And while it's impossible to declare one leafy green the queen of all others—each has its own texture and flavor profile, plus healthy perks—there are certain scenarios where one leaps ahead. So, what is a leafy-green lover to do? “My best advice is to rotate and have variety in your diet, so you can enjoy all of their benefits,” says Davis.
Keep reading to see which green you should reach for if you need an energy boost, to detox, and more.
Best for eye-health
Kale blows past other leafy greens when it comes to lutein, a potent antioxidant that's been shown to protect eyesight. Many people don’t get ample amounts of this necessary nutrient in their diet, which is alarming because the human body doesn't produce enough on its own to keep retina cells healthy. Research shows that consuming 10 mg of lutein a day can help prevent cataracts and age-related macular degeneration. Just one cup of cooked kale contains 23.8 mg of lutein.

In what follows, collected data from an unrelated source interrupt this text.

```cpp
int g_vggt_gemm_tile = env_or("VGGT_GEMM", -1);
int g_vggt_attn_waves = env_or("VGGT_ATTN_WAVES", 8);
int g_vggt_attn_variant = env_or("VGGT_ATTN_VARIANT", 33);
int g_vggt_attn16 = env_or("VGGT_ATTN16", 2);
int g_vggt_conv_pf2 = env_or("VGGT_CONV_PF2", 1);
int g_vggt_linear_one_launch = env_or("VGGT_LINEAR_ONE_LAUNCH", 1);
int g_vggt_linear_split_k = env_or("VGGT_LINEAR_SPLIT_K", 128);
int g_vggt_linear_wk = env_or("VGGT_LINEAR_WK", 64);
int g_vggt_gemm_balance = env_or("VGGT_GEMM_BALANCE", 0);
int g_vggt_attn_tail_split = env_or("VGGT_ATTN_TAIL_SPLIT", -1);

extern "C" int vggt_tune(int knob, int value) {
  int prev;
  switch (knob) {
    case VGGT_TUNE_GEMM_TILE:
      if (value < -1 || value > 9) return VGGT_ERR_UNSUPPORTED;
      prev = g_vggt_gemm_tile;
      g_vggt_gemm_tile = value;
      return prev;
    case VGGT_TUNE_ATTN_WAVES:
      if (value != 2 && value != 4 && value != 8) return VGGT_ERR_UNSUPPORTED;
      prev = g_vggt_attn_waves;
      g_vggt_attn_waves = value;
      return prev;
    case VGGT_TUNE_ATTN_VARIANT:
      if (value < 0 || (value > 15 && value != 19 && value != 23 && value != 32 && value != 33 && value != 96 &&
                        value != 97 && value != 161 && value != 289 && value != 545 && value != 2081 && value != 4129))
        return VGGT_ERR_UNSUPPORTED;
      prev = g_vggt_attn_variant;
      g_vggt_attn_variant = value;
      return prev;
    case VGGT_TUNE_ATTN16:
      if (value < 0 || value > 2) return VGGT_ERR_UNSUPPORTED;
      prev = g_vggt_attn16;
      g_vggt_attn16 = value;
      return prev;
    case VGGT_TUNE_LINEAR_ONE_LAUNCH:
      if (value != 0 && value != 1) return VGGT_ERR_UNSUPPORTED;
      prev = g_vggt_linear_one_launch;
      g_vggt_linear_one_launch = value;
      return prev;
    case VGGT_TUNE_LINEAR_SPLIT_K:
      if (value < 16 || value > 4096 || (value & (value - 1))) return VGGT_ERR_UNSUPPORTED;
      prev = g_vggt_linear_split_k;
      g_vggt_linear_split_k = value;
      return prev;
    case VGGT_TUNE_LINEAR_WK:
      if (value != 0 && (value < 64 || value > 4096 || (value & (value - 1)))) return VGGT_ERR_UNSUPPORTED;
      prev = g_vggt_linear_wk;
      g_vggt_linear_wk = value;
      return prev;
    case VGGT_TUNE_GEMM_BALANCE:
      if (value != 0 && value != 1) return VGGT_ERR_UNSUPPORTED;
      prev = g_vggt_gemm_balance;
      g_vggt_gemm_balance = value;
      return prev;
    case VGGT_TUNE_ATTN_TAIL_SPLIT:
      if (value < -1 || (value > 0 && ((value & 0xff) < 2 || (value >> 8) < 1))) return VGGT_ERR_UNSUPPORTED;
      prev = g_vggt_attn_tail_split;
      g_vggt_attn_tail_split = value;
      return prev;
    case VGGT_TUNE_CONV_PF2:
      if (value != 0 && value != 1) return VGGT_ERR_UNSUPPORTED;
      prev = g_vggt_conv_pf2;
      g_vggt_conv_pf2 = value;
      return prev;
    default: return VGGT_ERR_UNSUPPORTED;
  }
}

namespace {
constexpr int kMaxStreams = 16;
std::atomic<void*> g_cfg_stream[kMaxStreams];
std::atomic<int> g_cfg_cus[kMaxStreams];
std::atomic<int> g_cfg_flags[kMaxStreams];
std::mutex g_cfg_mu;
int find_cfg(void* stream) {
  if (!stream) return -1;
  for (int i = 0; i < kMaxStreams; ++i)
    if (g_cfg_stream[i].load(std::memory_order_acquire) == stream) return i;
  return -1;
}
}

int vggt_stream_cu_count(void* stream) {
  const int i = find_cfg(stream);
  return i < 0 ? 0 : g_cfg_cus[i].load(std::memory_order_relaxed);
}

int vggt_stream_flags(void* stream) {
  const int i = find_cfg(stream);
  return i < 0 ? 0 : g_cfg_flags[i].load(std::memory_order_relaxed);
}

extern "C" int vggt_set_stream_config(void* stream, int cus, int flags) {
  if (!stream || cus < 0 || (flags & ~VGGT_STREAM_SHORT_WORKGROUPS)) return VGGT_ERR_SHAPE;
  std::lock_guard<std::mutex> lk(g_cfg_mu);
  int slot = find_cfg(stream);
  const int prev = slot < 0 ? 0 : (g_cfg_cus[slot].load(std::memory_order_relaxed) |
                                    g_cfg_flags[slot].load(std::memory_order_relaxed) << 16);
  if (cus == 0 && flags == 0) {
    if (slot >= 0) g_cfg_stream[slot].store(nullptr, std::memory_order_release);
    return prev;
  }
  if (slot < 0) {
    for (int i = 0; i < kMaxStreams && slot < 0; ++i)
      if (!g_cfg_stream[i].load(std::memory_order_relaxed)) slot = i;
    if (slot < 0) return VGGT_ERR_UNSUPPORTED;
    g_cfg_cus[slot].store(cus, std::memory_order_relaxed);
    g_cfg_flags[slot].store(flags, std::memory_order_relaxed);
    g_cfg_stream[slot].store(stream, std::memory_order_release);
  } else {
    g_cfg_cus[slot].store(cus, std::memory_order_relaxed);
    g_cfg_flags[slot].store(flags, std::memory_order_relaxed);
  }
  return prev;
}
```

Bonus: Kale belongs in the cruciferous vegetable family (along with bok choy, cabbage, and broccoli). These veggies contain the phytonutrient kaempferol, which research suggests may have cancer-fighting properties.
Best for fiber
Fiber not only makes you feel full longer, but is a gut-health rockstar. The Dietary Guidelines for Americans recommends 22 to 28 grams of fiber a day for women—though most of us don’t get nearly enough. Collard greens are one of the most fiber-packed greens, with 8 grams per cooked cup. (That’s more than three times the amount in kale and double swiss chard!)
Bonus: Collards pack a payload of vitamins, including vitamin K for blood clotting and bone health and vitamin C for a healthy immune system. And because their texture is so sturdy, you can get creative with them in the kitchen. “Sometimes I’ll make a wrap using collard greens instead of a tortilla,” says Davis. “It’s such an easy way to get in more greens.”
Best for endurance
Also known as rocket, arugula has one of the highest levels of natural nitrates of any leafy green, which can help to increase blood flow and athletic endurance. In a study published in the journal Sports Medicine, participants who drank a nitrate-rich juice before working out had both greater power and performance than those in the placebo group.
Bonus: ISaudi Arabian researchers have shown the peppery green may prevent ulcers.
Best for detoxing
"Glucosinolates" may not roll off the tongue, but these powerful compounds boost production of detoxifying enzymes that keep your cells clear of free-radical damage (basically, when rogue molecules attack your cells). Garden cress, which has a sharp, peppery flavor, leads the pack of leafy greens when it comes to glucosinolate. But if it's hard to find this not-so-common garden vegetable at the grocery store, reach for mustard greens instead. One half-cup serving delivers 79 mg of glucosinolates (compared to garden cress' 98)—more than cauliflower, broccoli, and red cabbage combined.
Bonus: Sautéed mustard greens may be a secret cholesterol killer during digestion. In a recent study, mustard greens and kale both outperformed cabbage, broccoli, and green papers when it came to binding with cholesterol and carrying the artery-clogging compound out of the body. Keep in mind that boiled, steamed, or raw mustard greens weren't as effective as the sautéed version.
Best for sneaking in greens
Leafy greens ain’t your thing? No shame. But spinach is the easiest way to feed your health, minus the punch of arugula or the crazy hearty texture of kale. “Spinach is so versatile and mild, you can’t even taste it,” says Davis. She recommends tossing a handful into your morning smoothie or omelet, layering it onto a sandwich, or stirring it into soups, pasta, and stir fry. “Instead of plating a big pile of pasta, I’ll start with spinach then put the pasta on top,” she says. “You get less pasta and all the health perks of spinach, without really changing the flavor of the dish.”
Bonus: Spinach is a folate all-star, which may help protect against breast cancer in certain situations. And it’s a rich source of potassium, which is key for muscle activity and to keep your blood pressure in a healthy range.
Best for energy
Too little iron in your diet could leave you feeling sluggish, foggy, and distracted. And while omnivorous women get most of their iron from meat, beet greens are a surprising source as well (they are literally the chopped-off green tops of beets). Just one cup supplied about 5 percent of the iron needed in a recommended daily quota. “Beet greens are so nutritionally fantastic and high in iron that I suggest them to all of my female clients,” says Davis.
Bonus: A cup of beet greens a day keeps the Midol away? Maybe. In a study in the American Journal of Clinical Nutrition, researchers followed the diets of more than 3,000 women over the course of a decade. Those that ate the most vitamins B1 and B2 reported having the least PMS symptoms. And cooked beet greens are a yummy source of both of these cramp-killing vitamins.